@@ -240,6 +242,9 @@
   DevBuf d_scratch, d_read_text, d_maf_text;
   HostBuf h_read_text, h_maf_text, h_stats, h_flags;
   DfLane df[2];
+  DevBuf d_toggles;
+  const void *tog_text = nullptr;
+  int64_t tog_bytes = 0, tog_n = 0;
   hipStream_t walk_stream = nullptr;
   hipEvent_t ev_sq_walk = nullptr, ev_sq_done = nullptr;
   bool sq_pending = false;
diff --git a/pbsim3_amd/csrc/deflate.hip b/pbsim3_amd/csrc/deflate.hip
--- a/pbsim3_amd/csrc/deflate.hip
+++ b/pbsim3_amd/csrc/deflate.hip
@@ -86,6 +86,10 @@
   }
   __device__ __forceinline__ void flush() {
     if (nb) atomicOr(&out[word], (uint32_t)acc);
+  }
+  __device__ __forceinline__ void skip(uint32_t k) {
+    flush();
+    init(out, word * 32 + nb + k);
   }
 };
 
@@ -148,6 +152,16 @@
   else a.hi &= ~(1ull << (pos - 64));
   return a;
 }
+__device__ __forceinline__ Mask128 m_xor(Mask128 a, Mask128 b) { return {a.lo ^ b.lo, a.hi ^ b.hi}; }
+__device__ __forceinline__ uint32_t m_bit(Mask128 a, int pos) { return (uint32_t)((pos < 64 ? a.lo >> pos : a.hi >> (pos - 64)) & 1u); }
+__device__ __forceinline__ Mask128 m_set(Mask128 a, int pos) {
+  if (pos < 64) a.lo |= 1ull << pos;
+  else a.hi |= 1ull << (pos - 64);
+  return a;
+}
+__device__ __forceinline__ Mask128 m_from(int pos) {
+  return {pos < 64 ? ~0ull << pos : 0ull, pos < 64 ? ~0ull : ~0ull << (pos - 64)};
+}
 __device__ __forceinline__ int m_run(Mask128 m, int pos) {
   uint64_t lo, hi;
   if (pos == 0) {
@@ -171,7 +185,7 @@
 };
 
 __device__ __forceinline__ SegTokens seg_tokens(const uint32_t (&seg)[kSegDw], int seg_n, uint32_t prev_dword,
-                                                bool chunk_start) {
+                                                bool chunk_start, Mask128 brk = {0ull, 0ull}) {
   uint64_t e[2] = {0, 0};
   uint32_t pw = prev_dword;
 #pragma unroll
@@ -188,6 +202,7 @@
   valid.hi = seg_n >= 128 ? ~0ull : seg_n > 64 ? (1ull << (seg_n - 64)) - 1 : 0ull;
   Mask128 eq = {e[0] & valid.lo, e[1] & valid.hi};
   if (chunk_start) eq.lo &= ~1ull;
+  eq = m_and(eq, m_not(brk));
   const Mask128 r3 = m_and(eq, m_and(m_shr<1>(eq), m_shr<2>(eq)));
   SegTokens t;
   t.cover = m_or(r3, m_or(m_shl<1>(r3), m_shl<2>(r3)));
@@ -267,7 +282,76 @@
   }
 }
 
+constexpr int kSplitMaxToggles = 32;
+struct DfSplit {
+  const int64_t *toggles;
+  int64_t n_toggles;
+  int64_t base;
+};
+
+__device__ __forceinline__ void seg_classes(const DfSplit &sp, int64_t a, int seg_n, Mask128 *cls, Mask128 *tg) {
+  int64_t lo = 0, hi = sp.n_toggles;
+  while (lo < hi) {
+    const int64_t mid = (lo + hi) >> 1;
+    if (sp.toggles[mid] < a) lo = mid + 1;
+    else hi = mid;
+  }
+  Mask128 c = (lo & 1) ? Mask128{~0ull, ~0ull} : Mask128{0ull, 0ull}, t = {0ull, 0ull};
+  for (int64_t i = lo; i < sp.n_toggles; ++i) {
+    const int64_t rel = sp.toggles[i] - a;
+    if (rel >= seg_n) break;
+    c = m_xor(c, m_from((int)rel));
+    t = m_set(t, (int)rel);
+  }
+  *cls = c;
+  *tg = t;
+}
+
+__global__ __launch_bounds__(kThreads) void k_deflate_hist_classes(const uint8_t *__restrict__ text, int64_t n_bytes,
+                                                                    DfSplit sp, uint32_t *__restrict__ hist) {
+  __shared__ uint32_t s_in[kInDw];
+  __shared__ uint32_t s_hist[2 * kSyms];
+  const int tid = threadIdx.x;
+  for (int i = tid; i < 2 * kSyms; i += kThreads) s_hist[i] = 0;
+  uint32_t seg[kSegDw], prev_dw;
+  int n, seg_n;
+  load_chunk(text, n_bytes, blockIdx.x, s_in, seg, &n, &seg_n, &prev_dw);
+  const int beg = tid * kSeg;
+  Mask128 cls = {0ull, 0ull}, tg = {0ull, 0ull};
+  if (seg_n > 0) seg_classes(sp, sp.base + (int64_t)blockIdx.x * kChunk + beg, seg_n, &cls, &tg);
+  if (tid == 0) tg.lo &= ~1ull;
+  const SegTokens tk = seg_tokens(seg, seg_n, prev_dw, tid == 0, tg);
+#pragma unroll
+  for (int j = 0; j < kSegDw; ++j) {
+    const uint32_t nl = m_nibble(tk.lit, j);
+    if (nl == 0) continue;
+    const uint32_t w = seg[j], nc = m_nibble(cls, j);
+#pragma unroll
+    for (int k = 0; k < 4; ++k)
+      if ((nl >> k) & 1u) atomicAdd(&s_hist[((nc >> k) & 1u) * kSyms + ((w >> (8 * k)) & 255u)], 1u);
+  }
+  Mask128 st = tk.start;
+  while (st.lo | st.hi) {
+    const int pos = m_first(st);
+    st = m_clear(st, pos);
+    uint32_t sy, eb, ev;
+    length_symbol((uint32_t)m_run(tk.cover, pos), &sy, &eb, &ev);
+    atomicAdd(&s_hist[m_bit(cls, pos) * kSyms + sy], 1u);
+  }
+  while (tg.lo | tg.hi) {
+    const int pos = m_first(tg);
+    tg = m_clear(tg, pos);
+    atomicAdd(&s_hist[(m_bit(cls, pos) ^ 1u) * kSyms + 256], 1u);
+  }
+  if (seg_n > 0 && beg + seg_n == n) atomicAdd(&s_hist[m_bit(cls, seg_n - 1) * kSyms + 256], 1u);
+  __syncthreads();
+  for (int i = tid; i < 2 * kSyms; i += kThreads)
+    if (s_hist[i]) atomicAdd(&hist[i], s_hist[i]);
+}
+
 __global__ __launch_bounds__(kThreads) void k_deflate_build(const uint32_t *__restrict__ hist, DfTable *__restrict__ tbl) {
+  hist += blockIdx.x * kSyms;
+  tbl += blockIdx.x;
   __shared__ uint32_t s_freq[kSyms], s_sfreq[kSyms], s_w[kSyms], s_code[kSyms];
   __shared__ uint16_t s_sorted[kSyms], s_par[kSyms], s_leafpar[kSyms], s_dep[kSyms];
   __shared__ uint8_t s_len[kSyms];
@@ -449,13 +533,20 @@
   if ((uint32_t)tid < bytes - done) dst[done + tid] = s8[done + tid];
 }
 
+constexpr int kTogDw0 = 1024;
+constexpr int kLenDw0 = kOutDw;
+constexpr int kSwDw0 = kLenDw0 + 2 * kSyms / 4;
+static_assert(kSwDw0 + kSplitMaxToggles + 1 <= kInDw, "the split tables must fit behind the output image");
+static_assert(kChunk + 5 + 26 + 20 <= kOutBytes, "a member and the store's over-read stay inside the output image");
+
+template <bool kSplit>
 __global__ __launch_bounds__(kThreads) void k_deflate_chunks(const uint8_t *__restrict__ text, int64_t n_bytes,
                                                               uint8_t *__restrict__ dense, uint64_t *__restrict__ status,
                                                               DfCtl *__restrict__ ctl, uint32_t epoch,
                                                               const uint32_t *__restrict__ crc_table,
                                                               const uint32_t *__restrict__ pow128, uint32_t x8rem,
                                                               const DfTable *__restrict__ tbl,
-                                                              unsigned long long *__restrict__ prof) {
+                                                              unsigned long long *__restrict__ prof, DfSplit sp) {
   __shared__ uint32_t s_in[kInDw];
   static_assert(kOutDw <= kInDw, "the output image must fit the input image");
   uint32_t *const s_out = s_in;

### Exercise
Only lines that include "bool" belong in the answer; return them from the entries above.

### Solved exercise
   bool sq_pending = false;
-                                                bool chunk_start) {
+                                                bool chunk_start, Mask128 brk = {0ull, 0ull}) {
+template <bool kSplit>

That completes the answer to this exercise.